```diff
@@ -133,18 +133,21 @@
     masks = torch.empty((B, K, H, W), dtype=torch.bool, device=dev) if want_masks else None
     a.logits = logits.data_ptr() if logits is not None else None
     a.masks = masks.data_ptr() if masks is not None else None
-    L.check(lib.mtbt_mask_assemble(C.byref(a), _stream(dev)), "mtbt_mask_assemble")
+    if form is None:
+        L.check(lib.mtbt_mask_assemble(C.byref(a), _stream(dev)), "mtbt_mask_assemble")
+    else:
+        L.check(lib.mtbt_mask_assemble_form(C.byref(a), int(form), _stream(dev)), "mtbt_mask_assemble_form")
     return logits, masks
 
 
 def assemble_masks(protos: torch.Tensor, mc: torch.Tensor, keep_anchor: torch.Tensor, counts: Optional[torch.Tensor],
-                   out_size, want_logits: bool = False):
+                   out_size, want_logits: bool = False, form=None):
     assert mc.dtype == torch.float32
     keep_anchor = keep_anchor.contiguous().to(torch.int32)
     if counts is not None:
         counts = counts.contiguous().to(torch.int32)
     logits, masks = _mask_call(protos, mc, mc.stride(0), mc.stride(2), mc.stride(1), keep_anchor, counts, 0.0,
-                               keep_anchor.shape[1], tuple(out_size), want_logits, True)
+                               keep_anchor.shape[1], tuple(out_size), want_logits, True, form=form)
     return masks, logits
 
 
```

* [How to complete this task]
Search the entries above for the string "counts", and report each line where it occurs.

* [Answer to this task]
 def assemble_masks(protos: torch.Tensor, mc: torch.Tensor, keep_anchor: torch.Tensor, counts: Optional[torch.Tensor],
     if counts is not None:
         counts = counts.contiguous().to(torch.int32)
     logits, masks = _mask_call(protos, mc, mc.stride(0), mc.stride(2), mc.stride(1), keep_anchor, counts, 0.0,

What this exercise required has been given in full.